Task → Looking at the entries underneath, work out how many lines contain "part". Write only that number.

Saved data entries:
struct FwdArgs {
    const unsigned char* X;
    const int64_t* row_off;
    const int64_t* sel_row;
    const int32_t* n_sel;
    const float* cand;
    const float *W1, *b1, *W2, *b2;
    const unsigned char* W1img;
    float *H1, *gates, *mixed;
    int64_t stride;
    int64_t base_host;
    int D, C, slide0;
    uint32_t use_bits;
    int cand_mode;
// ... 245 lines not shown
        const int r = threadIdx.x >> 2, i = threadIdx.x & 3;
        float z = 0.f;
        for (int h = 0; h < H; ++h) z = fmaf(Hs[r][h], W2s[i * H + h], z);
        z += b2_pre;
        const float g = 1.f / (1.f + expf(-z));
        Gs[r][i] = g;
        if (a.gates && row0 + r < S) a.gates[(base + row0 + r) * 4 + i] = g;
    }
    __syncthreads();
    for (int e = threadIdx.x; e < 16 * C; e += 256) {
        const int r = e & 15, c = e >> 4;
        if (row0 + r >= S) continue;
        float s0 = pre_c[0], s1 = pre_c[1], s2 = pre_c[2], s3 = pre_c[3];
        if (e >= 256) {
            const float* cd = cand_row(a, base, row0 + r);
            float m1, rden;
            cand_row_norm(a, cd, m1, rden);
            cand_class_scores(a, cd, c, m1, rden, s0, s1);
            cand_row_scores(a, cd, s2, s3);
        }
        float v = 0.f;
        if (a.use_bits & 1u) v = moc_fadd(v, moc_fmul(Gs[r][0], s0));
        if (a.use_bits & 2u) v = moc_fadd(v, moc_fmul(Gs[r][1], s1));
        if (a.use_bits & 4u) v = moc_fadd(v, moc_fmul(Gs[r][2], s2));
        if (a.use_bits & 8u) v = moc_fadd(v, moc_fmul(Gs[r][3], s3));
        a.mixed[(int64_t)c * a.stride + base + row0 + r] = v;
    }
    if (TILES && a.tile_on && threadIdx.x < 16 * C) {
        const int r = threadIdx.x & 15, c = threadIdx.x >> 4;
        const bool ok = row0 + r < S;
        float v = 0.f;
        if (a.use_bits & 1u) v = moc_fadd(v, moc_fmul(Gs[r][0], pre_c[0]));
        if (a.use_bits & 2u) v = moc_fadd(v, moc_fmul(Gs[r][1], pre_c[1]));
        if (a.use_bits & 4u) v = moc_fadd(v, moc_fmul(Gs[r][2], pre_c[2]));
        if (a.use_bits & 8u) v = moc_fadd(v, moc_fmul(Gs[r][3], pre_c[3]));
        const float4 lam4 = {Gs[r][0], Gs[r][1], Gs[r][2], Gs[r][3]};
        const float4 sc4 = {pre_c[0], pre_c[1], pre_c[2], pre_c[3]};
        tile_emit(a.tile, fr.tile_slot0 / TILE_R + (int64_t)c * fr.tile_cap + blockIdx.x, ok, v, row0 + r, rid_e, lam4, sc4);
    }
    MOC_STAMP(2);
}

constexpr int FKS_PSTR = H + 4;
__host__ __device__ constexpr int fks_lds_bytes(int D) {
    return 3 * 16 * D * 2 + 4 * 16 * FKS_PSTR * 4 + 16 * (H + 1) * 4 + 16 * 4 * 4 + 4 * H * 4;
}
template <int DQ, bool STATS>
__global__ __launch_bounds__(1024) void meta_forward_ksplit_kernel(FwdArgs a) {
    extern __shared__ __attribute__((aligned(16))) unsigned char smem[];
    constexpr int D = DQ * 256;
    uint4* xt = reinterpret_cast<uint4*>(smem);
    float* part = reinterpret_cast<float*>(smem + (size_t)3 * 16 * D * 2);
    float (*Hs)[H + 1] = reinterpret_cast<float (*)[H + 1]>(part + 4 * 16 * FKS_PSTR);
    float (*Gs)[4] = reinterpret_cast<float (*)[4]>(reinterpret_cast<float*>(Hs) + 16 * (H + 1));
    float* W2s = reinterpret_cast<float*>(Gs) + 16 * 4;
    const FwdRun fr = fwd_run_setup(a);
    const int b = fr.b;
    const int64_t base = fr.base;
    const int S = fr.S >= 0 ? fr.S : a.n_sel[b];
    const int row0 = blockIdx.x * 16;
    if (row0 >= S) return;
    const int t = threadIdx.x, lane = t & 63;
    const int wave = __builtin_amdgcn_readfirstlane(t >> 6);
    const int ht = wave & 3, kq = wave >> 2;
    MOC_STAMP(0);
    MOC_STAMP_MIN(31);
    MOC_STAMP_MAX(32);
    constexpr int64_t row_bytes = (int64_t)D * 4;
    constexpr int cpl = DQ;
    const int sr = min(row0 + wave, S - 1);
    const int64_t rid = a.sel_row[base + sr];
    const unsigned char* rp = a.X + rid * row_bytes + lane * 16;
    MOC_STAMP_DRAIN(3);
    constexpr int QK = D / 128;
    const uint4* wi = reinterpret_cast<const uint4*>(fr.W1img) + ((size_t)ht * (D / 32) + (size_t)kq * QK) * 3 * 64 + lane + (rid >> 63);
    uint4 xv[cpl];
#pragma unroll
    for (int i = 0; i < cpl; ++i) xv[i] = *reinterpret_cast<const uint4*>(rp + i * 1024);
    uint4 wv[QK * 3];
#pragma unroll
    for (int q = 0; q < QK * 3; ++q) wv[q] = wi[q * 64];
    constexpr int cpr = D / 8;
    uint2* xt2 = reinterpret_cast<uint2*>(smem);
#pragma unroll
    for (int i = 0; i < cpl; ++i) {
        uint2 tv[3];
        fwd_split4(xv[i], tv);
        const int o = (wave * cpr + (((lane + i * 64) >> 1) ^ wave)) * 2 + (lane & 1);
#pragma unroll
        for (int p = 0; p < 3; ++p) xt2[p * 16 * cpr * 2 + o] = tv[p];
    }
    MOC_STAMP(5);
    __syncthreads();
    MOC_STAMP(6);
    const int C = a.C;
    float pre_c[4] = {0.f, 0.f, 0.f, 0.f};
    const int er = t & 15, ec = t >> 4;
    const bool e_ok = ec < C && row0 + er < S;
    if constexpr (STATS) {
        if (e_ok) {
            const float* cd = cand_row(a, base, row0 + er);
            float m1, rden;
            cand_row_norm(a, cd, m1, rden);
            cand_class_scores(a, cd, ec, m1, rden, pre_c[0], pre_c[1]);
            cand_row_scores(a, cd, pre_c[2], pre_c[3]);
        }
    } else {
        const float* cd = a.cand + base + min(row0 + er, S - 1);
        const int cc = ec < C ? ec : C - 1;
        pre_c[0] = cd[(int64_t)cc * a.stride];
        pre_c[1] = cd[(int64_t)(C + cc) * a.stride];
        pre_c[2] = cd[(int64_t)(2 * C) * a.stride];
        pre_c[3] = cd[(int64_t)(2 * C + 1) * a.stride];
    }
    const float w2_pre = fr.W2[t & 255];
    const float bias = fr.b1[t & 63];
    const float b2_pre = fr.b2[t & 3];
    int64_t rid_e = 0;
    if (a.tile_on) rid_e = a.sel_row[base + min(row0 + er, S - 1)];
    __builtin_amdgcn_sched_barrier(0);
    f32x4_t acc = {0.f, 0.f, 0.f, 0.f};
    {
        const int r = lane & 15;
        const uint4* xr = xt + r * cpr;
        const int c0 = kq * QK * 4 + (lane >> 4);
#pragma unroll
        for (int kk = 0; kk < QK; ++kk) {
            const int c = (c0 + kk * 4) ^ r;
            const uint4 xa[3] = {xr[c], xr[16 * cpr + c], xr[32 * cpr + c]};
            acc = fwd_mfma6(xa, wv[kk * 3], wv[kk * 3 + 1], wv[kk * 3 + 2], acc);
        }
    }
#ifdef MOC_STAMPS
    asm volatile("v_add_f32 %0, %0, 0" : "+v"(acc[0]));
#endif
    MOC_STAMP(1);
    {
        float* pp = part + (size_t)(kq * 16 + (lane >> 4) * 4) * FKS_PSTR + ht * 16 + (lane & 15);
#pragma unroll
        for (int i = 0; i < 4; ++i) pp[i * FKS_PSTR] = acc[i];
        if (t < 4 * H) W2s[t] = w2_pre;
    }
    __syncthreads();
    MOC_STAMP(7);
    {
        const int r = t >> 6, h = t & 63;
        const float* pp = part + (size_t)r * FKS_PSTR + h;
        const float pre = moc_fadd(moc_fadd(moc_fadd(pp[0], pp[16 * FKS_PSTR]), pp[32 * FKS_PSTR]), pp[48 * FKS_PSTR]);
        const float hv = fmaxf(moc_fadd(pre, bias), 0.f);
        Hs[r][h] = hv;
        if (a.H1 && row0 + r < S) a.H1[(base + row0 + r) * H + h] = hv;
    }
    __syncthreads();
    MOC_STAMP(8);
    if (t < 64) {
        const int r = t >> 2, i = t & 3;
        float z = 0.f;
        for (int h = 0; h < H; ++h) z = fmaf(Hs[r][h], W2s[i * H + h], z);
        z += b2_pre;
        const float g = 1.f / (1.f + expf(-z));
        Gs[r][i] = g;
        if (a.gates && row0 + r < S) a.gates[(base + row0 + r) * 4 + i] = g;
    }
    __syncthreads();
    MOC_STAMP(9);
    if (ec < C) {
        float v = 0.f;
        if (a.use_bits & 1u) v = moc_fadd(v, moc_fmul(Gs[er][0], pre_c[0]));
        if (a.use_bits & 2u) v = moc_fadd(v, moc_fmul(Gs[er][1], pre_c[1]));
        if (a.use_bits & 4u) v = moc_fadd(v, moc_fmul(Gs[er][2], pre_c[2]));
        if (a.use_bits & 8u) v = moc_fadd(v, moc_fmul(Gs[er][3], pre_c[3]));
        if (e_ok) a.mixed[(int64_t)ec * a.stride + base + row0 + er] = v;
        if (a.tile_on) {
            const float4 lam4 = {Gs[er][0], Gs[er][1], Gs[er][2], Gs[er][3]};
            const float4 sc4 = {pre_c[0], pre_c[1], pre_c[2], pre_c[3]};
            tile_emit(a.tile, fr.tile_slot0 / TILE_R + (int64_t)ec * fr.tile_cap + blockIdx.x, e_ok, v, row0 + er, rid_e, lam4, sc4);
        }
    }
    MOC_STAMP(2);
    MOC_STAMP_MAX(30);
}

template <bool F16>
__global__ __launch_bounds__(256) void meta_forward64_kernel(FwdArgs a) {
    __shared__ __attribute__((aligned(16))) uint4 xt[64 * 32];
    __shared__ float Hs[64][H + 1];
    __shared__ float Gs[64][4];
    __shared__ float W2s[4 * H];
    const int b = a.slide0 + blockIdx.y;
    const int64_t base = a.row_off[b];
    const int S = a.n_sel[b];
    const int row0 = blockIdx.x * 64;
    if (row0 >= S) return;
    const int lane = threadIdx.x & 63, wave = threadIdx.x >> 6;
    const int C = a.C;
    const int er = threadIdx.x & 63, ec0 = threadIdx.x >> 6;
    const bool erow_ok = row0 + er < S;
    const float* ecd = cand_row(a, base, erow_ok ? row0 + er : row0);
    float es2 = 0.f, es3 = 0.f, em1 = 0.f, erd = 0.f, es0[8], es1[8];
    if (erow_ok) {
        cand_row_scores(a, ecd, es2, es3);
        cand_row_norm(a, ecd, em1, erd);
    }
#pragma unroll
    for (int it = 0; it < 8; ++it) {
        const int c = ec0 + 4 * it;
        es0[it] = es1[it] = 0.f;
        if (erow_ok && c < C) cand_class_scores(a, ecd, c, em1, erd, es0[it], es1[it]);
    }
    const float w2_pre = a.W2[threadIdx.x & 255];
    const float bias = a.b1[wave * 16 + (lane & 15)];
    const float b2_pre = a.b2[threadIdx.x & 3];
    const int64_t row_bytes = (int64_t)a.D * 2;
    const int U = (int)(row_bytes / 512), KST = (int)(row_bytes / 64);
    const unsigned char* rp[8];
#pragma unroll
    for (int j = 0; j < 8; ++j) {
        const int sr = min(row0 + wave * 16 + 2 * j + (lane >> 5), S - 1);
        rp[j] = a.X + a.sel_row[base + sr] * row_bytes + (lane & 31) * 16;
    }
    f32x4_t acc[4];
#pragma unroll
    for (int rt = 0; rt < 4; ++rt) acc[rt] = f32x4_t{0.f, 0.f, 0.f, 0.f};
    for (int u = 0; u < U; ++u) {
        if (u > 0) __syncthreads();
        uint4 xv[8];
#pragma unroll
        for (int j = 0; j < 8; ++j) xv[j] = *reinterpret_cast<const uint4*>(rp[j] + (int64_t)u * 512);
        uint4 wv[8 * 3];
        const uint4* wi = reinterpret_cast<const uint4*>(a.W1img) + ((size_t)wave * KST + (size_t)u * 8) * 3 * 64 + lane;
#pragma unroll
        for (int q = 0; q < 8 * 3; ++q) wv[q] = wi[q * 64];
#pragma unroll
        for (int j = 0; j < 8; ++j) {
            const int r = wave * 16 + 2 * j + (lane >> 5);
            xt[r * 32 + ((lane & 31) ^ (r & 15))] = xv[j];
        }
        __syncthreads();
#pragma unroll
        for (int kk = 0; kk < 8; ++kk) {
#pragma unroll
            for (int rt = 0; rt < 4; ++rt) {
                const int r = rt * 16 + (lane & 15);
                const uint4 A = xt[r * 32 + ((kk * 4 + (lane >> 4)) ^ (r & 15))];
#pragma unroll
                for (int t = 0; t < 3; ++t) acc[rt] = moc_mfma_half<F16>(A, wv[kk * 3 + t], acc[rt]);
            }
        }
    }
    {
        const int hcol = wave * 16 + (lane & 15);
#pragma unroll
        for (int rt = 0; rt < 4; ++rt)
#pragma unroll
            for (int i = 0; i < 4; ++i) {
                const float pre = F16 ? acc[rt][i] * (1.f / MOC_F16_W1_SCALE) : acc[rt][i];
                Hs[rt * 16 + (lane >> 4) * 4 + i][hcol] = fmaxf(moc_fadd(pre, bias), 0.f);
            }
        W2s[threadIdx.x] = w2_pre;
    }
    __syncthreads();
    if (a.H1) {
        for (int e = threadIdx.x; e < 64 * H; e += 256) {
            const int r = e >> 6, h = e & 63;
            if (row0 + r < S) a.H1[(base + row0 + r) * H + h] = Hs[r][h];
        }
    }
    {
        const int r = threadIdx.x >> 2, i = threadIdx.x & 3;
        float z = 0.f;
        for (int h = 0; h < H; ++h) z = fmaf(Hs[r][h], W2s[i * H + h], z);
        z += b2_pre;
        const float g = 1.f / (1.f + expf(-z));
        Gs[r][i] = g;
        if (a.gates && row0 + r < S) a.gates[(base + row0 + r) * 4 + i] = g;
    }
    __syncthreads();
    for (int cb = 0; cb < C; cb += 32) {
        if (cb > 0) {
#pragma unroll
            for (int it = 0; it < 8; ++it) {
                const int c = cb + ec0 + 4 * it;
                if (erow_ok && c < C) cand_class_scores(a, ecd, c, em1, erd, es0[it], es1[it]);
            }
        }
#pragma unroll
        for (int it = 0; it < 8; ++it) {
            const int c = cb + ec0 + 4 * it;
            if (!erow_ok || c >= C) continue;
            float v = 0.f;
            if (a.use_bits & 1u) v = moc_fadd(v, moc_fmul(Gs[er][0], es0[it]));
            if (a.use_bits & 2u) v = moc_fadd(v, moc_fmul(Gs[er][1], es1[it]));
            if (a.use_bits & 4u) v = moc_fadd(v, moc_fmul(Gs[er][2], es2));
            if (a.use_bits & 8u) v = moc_fadd(v, moc_fmul(Gs[er][3], es3));
            a.mixed[(int64_t)c * a.stride + base + row0 + er] = v;
        }
    }
}

constexpr int F128_ROWS = 128;
constexpr int f128_kc(int st) { return st == 2 ? 2 : 1; }
constexpr int f128_wgs(int st) { return st == 2 ? 3 : 4; }
constexpr int f128_buf(int kc) { return (F128_ROWS / 16) * kc * 1024; }
constexpr int f128_xb(int kc) { return 2 * f128_buf(kc) > F128_ROWS * (H + 1) * 4 ? 2 * f128_buf(kc) : F128_ROWS * (H + 1) * 4; }
constexpr int f128_lds(int kc) { return f128_xb(kc) + F128_ROWS * 4 * 4 + 4 * H * 4; }
typedef unsigned __attribute__((ext_vector_type(4))) fu32x4_t;
template <int OFF>
__device__ __forceinline__ void fwd_lds16(fu32x4_t& dst, unsigned addr) {
    asm volatile("ds_read_b128 %0, %1 offset:%2" : "=&v"(dst) : "v"(addr), "n"(OFF) : "memory");
}
__device__ __forceinline__ void fwd_touch4(fu32x4_t (&v)[4]) {
    asm volatile("" : "+v"(v[0]), "+v"(v[1]), "+v"(v[2]), "+v"(v[3]));
}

Expected answer → 4